int allocBmfrHistory(bdpt_ctx* c) {
  if (c->bmfrAccept) return BDPT_OK;
// ... 252 lines not shown
    std::future<SideUploads>& f;
    ~SideJoin() {
      if (!f.valid()) return;
      try {
        SideUploads u = f.get();
        for (void* q : u.pool) (void)hipFree(q);
      } catch (...) {
      }
    }
  } sideJoin{side};
  SceneBvh sb;
  try {
    std::string treeError;
    struct Build {
      BvhDeviceBuild* b;
      ~Build() { bvhDeviceBuildEnd(b); }
    } build{bvhDeviceBuildBegin(c->device, std::getenv("BDPT_HOST_COLLAPSE") == nullptr)};
    buildSceneBvh(d, 0, -1.0f, -1.0f, std::getenv("BDPT_NO_ALPHA_CLASSIFY") == nullptr, sb, buildBinaryTreeOnDevice, build.b, &treeError, packOnDevice, makeReferencesOnDevice,
                  std::getenv("BDPT_HOST_COLLAPSE") == nullptr, std::getenv("BDPT_HOST_PRIORITIES") == nullptr);
    if (sb.bvh.deviceRecs) c->sceneAllocs.push_back(sb.bvh.deviceRecs);
    if (!treeError.empty()) {
      fail(c, "scene: " + treeError);
      return treeError.find("2^31") != std::string::npos ? BDPT_E_LIMIT : (treeError.find("out of device memory") != std::string::npos ? BDPT_E_NOMEM : BDPT_E_HIP);
    }
  } catch (const std::bad_alloc&) {
    fail(c, "scene: out of host memory while building the acceleration structure");
    return BDPT_E_NOMEM;
  }
  lap("buildSceneBvh");
  Bvh& bvh = sb.bvh;
  const std::vector<uint32_t>& alphaTris = sb.alphaTris;
  if (bvh.maxStack > (uint32_t)kBvhMaxStack) {
    fail(c, "bvh needs a deeper traversal stack than the device provides");
    return BDPT_E_LIMIT;
  }
  if (!bvh.deviceRecs && !bvh.recs.empty()) {
    const BvhRec* dRecs = nullptr;
    if (int rc0 = devUpload(c, c->sceneAllocs, &dRecs, bvh.recs.data(), bvh.recs.size())) return rc0;
    bvh.deviceRecs = const_cast<BvhRec*>(dRecs);
    bvh.deviceNumRecs = bvh.recs.size();
  }
  if (!bvh.deviceRecs) {
    fail(c, "scene: the acceleration structure has no records");
    return BDPT_E_HIP;
  }
  c->bvhInfo.numNodes = bvh.numNodes;
  c->bvhInfo.numTriangles = d->numTriangles;
  c->bvhInfo.maxDepth = bvh.maxDepth;
  c->bvhInfo.nodeBytes = sizeof(BvhRec);
  c->bvhInfo.triBytes = sizeof(BvhTri);
  c->bvhInfo.sahCost = bvh.sahCost;
  c->bvhInfo.maxStack = bvh.maxStack;
  c->bvhInfo.numReferences = bvh.numRefs;
  c->bvhInfo.numDropped = bvh.numDropped;
  c->bvhInfo.numAlphaMode = sb.numAlphaMode;
  c->bvhInfo.numAlwaysPass = sb.numAlwaysPass;

  int rc;
  {
    SideUploads u = side.get();
    c->sceneAllocs.insert(c->sceneAllocs.end(), u.pool.begin(), u.pool.end());
    if (u.err != hipSuccess) {
      fail(c, std::string("scene upload: ") + (u.what.empty() ? std::string(hipGetErrorString(u.err)) : u.what));
      return u.err == hipErrorOutOfMemory ? BDPT_E_NOMEM : BDPT_E_HIP;
    }
    c->S.shade = reinterpret_cast<const float4*>(u.shade);
    c->S.indices = u.indices;
    if (d->bitangents) {
      c->S.bitangents = u.bitangents;
      c->S.hasBitangents = 1;
    }
  }
  lap("shading records + uploads (joined)");
  c->S.recs = reinterpret_cast<const uint4*>(bvh.deviceRecs);
  c->S.numRecs = (uint32_t)bvh.deviceNumRecs;
  if ((rc = devUpload(c, c->sceneAllocs, &c->S.materials, d->materials, d->numMaterials))) return rc;
  std::vector<TexDev> texs(d->numTextures);
  for (uint32_t i = 0; i < d->numTextures; i++) {
    const bdpt_texture& t = d->textures[i];
    if (!t.rgba8 || !t.width || !t.height) {
      fail(c, "scene: empty texture");
      return BDPT_E_INVALID;
    }
    const uint8_t* px;
    if ((rc = devUpload(c, c->sceneAllocs, &px, t.rgba8, (size_t)t.width * t.height * 4))) return rc;
    texs[i] = TexDev{px, t.width, t.height, t.srgb, 0};
  }
  if ((rc = devUpload(c, c->sceneAllocs, &c->S.textures, texs.data(), texs.size()))) return rc;
  {
    std::vector<TexDev> matTex((size_t)d->numMaterials * 4, TexDev{nullptr, 0, 0, 0, 0});
    for (uint32_t mi = 0; mi < d->numMaterials; mi++) {
      const bdpt_material& mm = d->materials[mi];
      const int ids[4] = {mm.texBaseColor, mm.texSpecular, mm.texEmissive, mm.texNormal};
      for (int k = 0; k < 4; k++)
        if (ids[k] >= 0) matTex[(size_t)mi * 4 + k] = texs[(size_t)ids[k]];
    }
    if ((rc = devUpload(c, c->sceneAllocs, &c->S.matTex, matTex.data(), matTex.size()))) return rc;
  }
  {
    float4* dAlpha = nullptr;
    if ((rc = devAlloc(c, c->sceneAllocs, &dAlpha, std::max<size_t>(alphaTris.size(), 1) * 4))) return rc;
    if (alphaTris.empty()) {
      HIPCHK(c, hipMemset(dAlpha, 0, 4 * sizeof(float4)));
    } else {
      const uint32_t* dList = nullptr;
      std::vector<void*> scratch;
      if ((rc = devUpload(c, scratch, &dList, alphaTris.data(), alphaTris.size()))) {
        freePool(scratch);
        return rc;
      }
      launchAlphaRecs(c->S, dList, (uint32_t)alphaTris.size(), dAlpha, nullptr);
      const hipError_t e = hipDeviceSynchronize();
      freePool(scratch);
      HIPCHK(c, e);
    }
    c->S.alphaRecs = dAlpha;
  }
  lap("indices, textures, alpha");
  SceneConst sc;
  std::memset(&sc, 0, sizeof(sc));
  std::memcpy(sc.lights, d->lights, sizeof(bdpt_light) * d->numLights);
  for (int i = 0; i < 256; i++) {
    double cc = (double)i / 255.0;
    double l = (cc <= 0.04045) ? cc / 12.92 : std::pow((cc + 0.055) / 1.055, 2.4);
    sc.srgbLut[i] = (float)l;
  }
  if ((rc = devUpload(c, c->sceneAllocs, &c->S.sc, &sc, 1))) return rc;
  c->S.numLights = d->numLights;
  c->hints = std::getenv("BDPT_NO_HINTS") == nullptr;
  if (c->hints) {
    uint32_t res = 512;
    if (const char* e = std::getenv("BDPT_LIGHT_MAP_RES")) res = (uint32_t)std::max(0, std::min(2048, std::atoi(e)));
    if (res) {
      uint32_t* maps = nullptr;
      if ((rc = devAlloc(c, c->sceneAllocs, &maps, (size_t)6 * res * res * d->numLights))) return rc;
      launchLightMaps(c->S, maps, res, nullptr);
      HIPCHK(c, hipDeviceSynchronize());
      c->S.lightMap = maps;
      c->S.lightMapRes = res;
      c->lightMaps = maps;
    }
  }
  if (c->hintPix) HIPCHK(c, hipMemset(c->hintPix, 0xFF, (size_t)c->W * c->H * sizeof(uint32_t)));
  c->hintCamValid = false;
  lap("light maps");
  c->numVertices = d->numVertices;
  c->numTriangles = d->numTriangles;
  c->haveScene = true;
  return BDPT_OK;
}
int bdpt_set_scene(bdpt_ctx* c, const bdpt_scene_desc* d) {
  try {
    return setSceneImpl(c, d);
  } catch (const std::bad_alloc&) {
    fail(c, "scene: out of host memory while building the acceleration structure");
    return BDPT_E_NOMEM;
  } catch (const std::exception& e) {
    fail(c, std::string("scene: ") + e.what());
    return BDPT_E_INVALID;
  }
}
....................
Restate word for word the lines of the data above, starting at the line containing "if (bvh.maxStack >" and ending at the line containing "if (u.err != hipSuccess)", both included, and nothing more.

  if (bvh.maxStack > (uint32_t)kBvhMaxStack) {
    fail(c, "bvh needs a deeper traversal stack than the device provides");
    return BDPT_E_LIMIT;
  }
  if (!bvh.deviceRecs && !bvh.recs.empty()) {
    const BvhRec* dRecs = nullptr;
    if (int rc0 = devUpload(c, c->sceneAllocs, &dRecs, bvh.recs.data(), bvh.recs.size())) return rc0;
    bvh.deviceRecs = const_cast<BvhRec*>(dRecs);
    bvh.deviceNumRecs = bvh.recs.size();
  }
  if (!bvh.deviceRecs) {
    fail(c, "scene: the acceleration structure has no records");
    return BDPT_E_HIP;
  }
  c->bvhInfo.numNodes = bvh.numNodes;
  c->bvhInfo.numTriangles = d->numTriangles;
  c->bvhInfo.maxDepth = bvh.maxDepth;
  c->bvhInfo.nodeBytes = sizeof(BvhRec);
  c->bvhInfo.triBytes = sizeof(BvhTri);
  c->bvhInfo.sahCost = bvh.sahCost;
  c->bvhInfo.maxStack = bvh.maxStack;
  c->bvhInfo.numReferences = bvh.numRefs;
  c->bvhInfo.numDropped = bvh.numDropped;
  c->bvhInfo.numAlphaMode = sb.numAlphaMode;
  c->bvhInfo.numAlwaysPass = sb.numAlwaysPass;

  int rc;
  {
    SideUploads u = side.get();
    c->sceneAllocs.insert(c->sceneAllocs.end(), u.pool.begin(), u.pool.end());
    if (u.err != hipSuccess) {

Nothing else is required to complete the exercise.